Modal analysis of circular plates with radial side cracks and in contact with water on one side based on the Rayleigh–Ritz method

Abstract

In this paper, free vibrations of the baffled circular plates with radial side cracks and in contact with water on one side are investigated based on the Rayleigh–Ritz method. The completely free, simply supported and completely clamped boundary conditions are considered. Corner functions are introduced to describe the singularities at the crack tip. The motion of water is expressed by the velocity potential and the interaction between the water and the plate is derived in the form of an integral equation including the dynamic deformation of the cracked plate. The convergence studies are carried out and the numerical results show that the distinctions between the dry and wet mode shapes will be increased obviously excluding the first symmetric and antisymmetric modes when cracks appear.

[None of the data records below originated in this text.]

@@ -623,6 +628,7 @@
     }
     HIPCHK(e, hipMalloc(&e->node_mem, sizeof(int64_t) * 10 * np));
     HIPCHK(e, hipMemcpyAsync(e->node_mem, h.data(), sizeof(int64_t) * 10 * np, hipMemcpyHostToDevice, e->st));
+    HIPCHK(e, hipMalloc(&e->d_ncst, sizeof(uint4) * 2 * np));
     int64_t* b = (int64_t*)e->node_mem;
     e->s.ac = b; e->s.am = b + np; e->s.ag = b + 2 * np; e->s.ap = b + 3 * np;
     e->s.rc = b + 4 * np; e->s.rm = b + 5 * np; e->s.rg = b + 6 * np; e->s.nr = b + 7 * np;
@@ -1191,9 +1197,12 @@
     const int which = resolver_of(e);
     const bool fused = which == kResolveChunk;
     HIPCHK(e, hipMemcpyAsync(e->d_ctr, e->h_ctr, 5 * sizeof(int64_t), hipMemcpyHostToDevice, st));
-    HIPCHK(e, hipMemcpyAsync(e->d_args, e->h_args, sizeof(ks::EngineArgs), hipMemcpyHostToDevice, st));
     const bool overlap = fused && e->overlap && e->d_args_spec && key16(e) && e->blk_n <= kOverlapMaxBlocks;
     const bool pipe = fused && !overlap && e->overlap && e->st2 && e->world * e->vsh > 1;
+    const bool two = overlap && e->world * e->vsh == 1;
+    e->h_args->two_launch = two ? 1 : 0;
+    HIPCHK(e, hipMemcpyAsync(e->d_args, e->h_args, sizeof(ks::EngineArgs), hipMemcpyHostToDevice, st));
+    if (two) HIPCHK(e, ks::launch_node_consts(e->s, e->n_pad, e->d_ncst, st));
     e->L = (overlap && e->world * e->vsh == 1 && !e->prune) || pipe ? ks::kTopLOverlap : ks::kTopL;
     if (pipe) {
         *e->h_args_full = *e->h_args;
@@ -1242,13 +1251,14 @@
             if (ev[0]) HIPCHK(e, hipEventRecord(ev[0], st));
             if (!spec) HIPCHK(e, fused ? ks::launch_window_prep(d, true, false, (int)(b & 1), st) : ks::launch_expire_head(d, 1, st));
             if (ev[1]) HIPCHK(e, hipEventRecord(ev[1], st));
-            HIPCHK(e, ks::launch_scan(d, 1, e->blk_n, e->B, e->PG, e->mode, key16(e), st, spec, e->prune, e->L, fused));
+            const bool scan = !(two && spec);
+            if (scan) HIPCHK(e, ks::launch_scan(d, 1, e->blk_n, e->B, e->PG, e->mode, key16(e), st, spec, e->prune, e->L, fused && !two));
             if (ev[2]) HIPCHK(e, hipEventRecord(ev[2], st));
             const int G = e->world * e->vsh;
             hipEvent_t evx[2] = {ev[5], ev[6]};
             const int64_t L = ks::kTopL, BL = (int64_t)e->B * L;
             if (G == 1) {
-                HIPCHK(e, fused ? ks::launch_merge_cl(d, e->mode, e->B, nullptr, 0, 0, 0, e->nblk, st, e->L)
+                HIPCHK(e, fused ? ks::launch_merge_cl(d, e->mode, e->B, nullptr, 0, 0, 0, e->nblk, st, e->L, false, two)
                                 : ks::launch_merge(d, 1, e->B, nullptr, 0, 0, 0, nullptr, e->nblk, st));
             } else {
                 HIPCHK(e, part_merges(e, d, st, -1));
@@ -1265,7 +1275,7 @@
             else
                 HIPCHK(e, fused ? ks::launch_chunk_only(d, e->mode, st) : launch_resolver(d, 1, e->mode, which, st));
             if (ev[4]) HIPCHK(e, hipEventRecord(ev[4], st));
-            if (e->profiling) kind.push_back((uint8_t)((!spec ? 1 : 0) | (overlap && b + 1 < nbat ? 2 : 0) | (G > 1 ? 4 : 0)));
+            if (e->profiling) kind.push_back((uint8_t)((!spec ? 1 : 0) | (overlap && b + 1 < nbat ? 2 : 0) | (G > 1 ? 4 : 0) | (scan ? 16 : 0)));
             launches++;
         }
         HIPCHK(e, hipMemcpyAsync(e->h_ctr, e->d_ctr, 5 * sizeof(int64_t), hipMemcpyDeviceToHost, st));
@@ -1326,7 +1336,7 @@
             scan_ms += t[1];
             res_ms += t[3];
             ks.prep_ms += t[0]; ks.prep_n += kind[l] & 1;
-            ks.scan_ms += t[1]; ks.scan_n += 1;
+            ks.scan_ms += t[1]; ks.scan_n += kind[l] & 16 ? 1 : 0;
             ks.merge_ms += t[2]; ks.merge_n += 1;
             if (kind[l] & 2) { ks.fused_ms += t[3]; ks.fused_n += 1; }
             else { ks.resolve_ms += t[3]; ks.resolve_n += 1; }
diff --git a/kubernetes-simulator_amd/csrc/ks_kernels.hip b/kubernetes-simulator_amd/csrc/ks_kernels.hip
--- a/kubernetes-simulator_amd/csrc/ks_kernels.hip
+++ b/kubernetes-simulator_amd/csrc/ks_kernels.hip
@@ -1047,6 +1047,22 @@
     return hipGetLastError();
 }
 
+__global__ __launch_bounds__(256) void node_consts_kernel(const NodeSoA s, int64_t n_pad, uint4* __restrict__ out) {
+    const int64_t i = (int64_t)blockIdx.x * blockDim.x + threadIdx.x;
+    if (i >= n_pad) return;
+    const int64_t ap = s.ap[i];
+    const uint64_t t = s.taint[i], l = s.label[i];
+    out[2 * i] = make_uint4((uint32_t)s.ac[i], (uint32_t)s.am[i], (uint32_t)s.ag[i],
+                            (uint32_t)(ap > 0x7FFFFFFF ? 0x7FFFFFFF : ap));
+    out[2 * i + 1] = make_uint4((uint32_t)t, (uint32_t)(t >> 32), (uint32_t)l, (uint32_t)(l >> 32));
+}
+
+hipError_t launch_node_consts(const NodeSoA& s, int64_t n_pad, uint4* out, hipStream_t st) {
+    if (n_pad <= 0) return hipSuccess;
+    hipLaunchKernelGGL(node_consts_kernel, dim3((unsigned)((n_pad + 255) / 256)), dim3(256), 0, st, s, n_pad, out);
+    return hipGetLastError();
+}
+
 hipError_t launch_rescale(const NodeSoA& s, int64_t n_pad, PodRec* pods, int64_t P, const int64_t f[3], hipStream_t st) {
     hipLaunchKernelGGL(rescale_kernel, dim3(1024), dim3(256), 0, st, s, n_pad, pods, P, f[0], f[1], f[2]);
     return hipGetLastError();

When the approximate methods based on the assumption that the wet modes are identical with the dry modes are adopted to calculate the eigenfrequencies, the errors of the results for cracked circular plates are larger than those for intact ones. The influences of the water on the symmetric and antisymmetric modes are different evidently, and the greatest reduction ratio of eigenfrequency and least difference between dry and wet mode are relative to the first symmetric mode. The verifications based on numerical simulation show that the proposed method is adequate for the investigation of free vibration of baffled circular plates with radial side cracks and in contact with water on one side.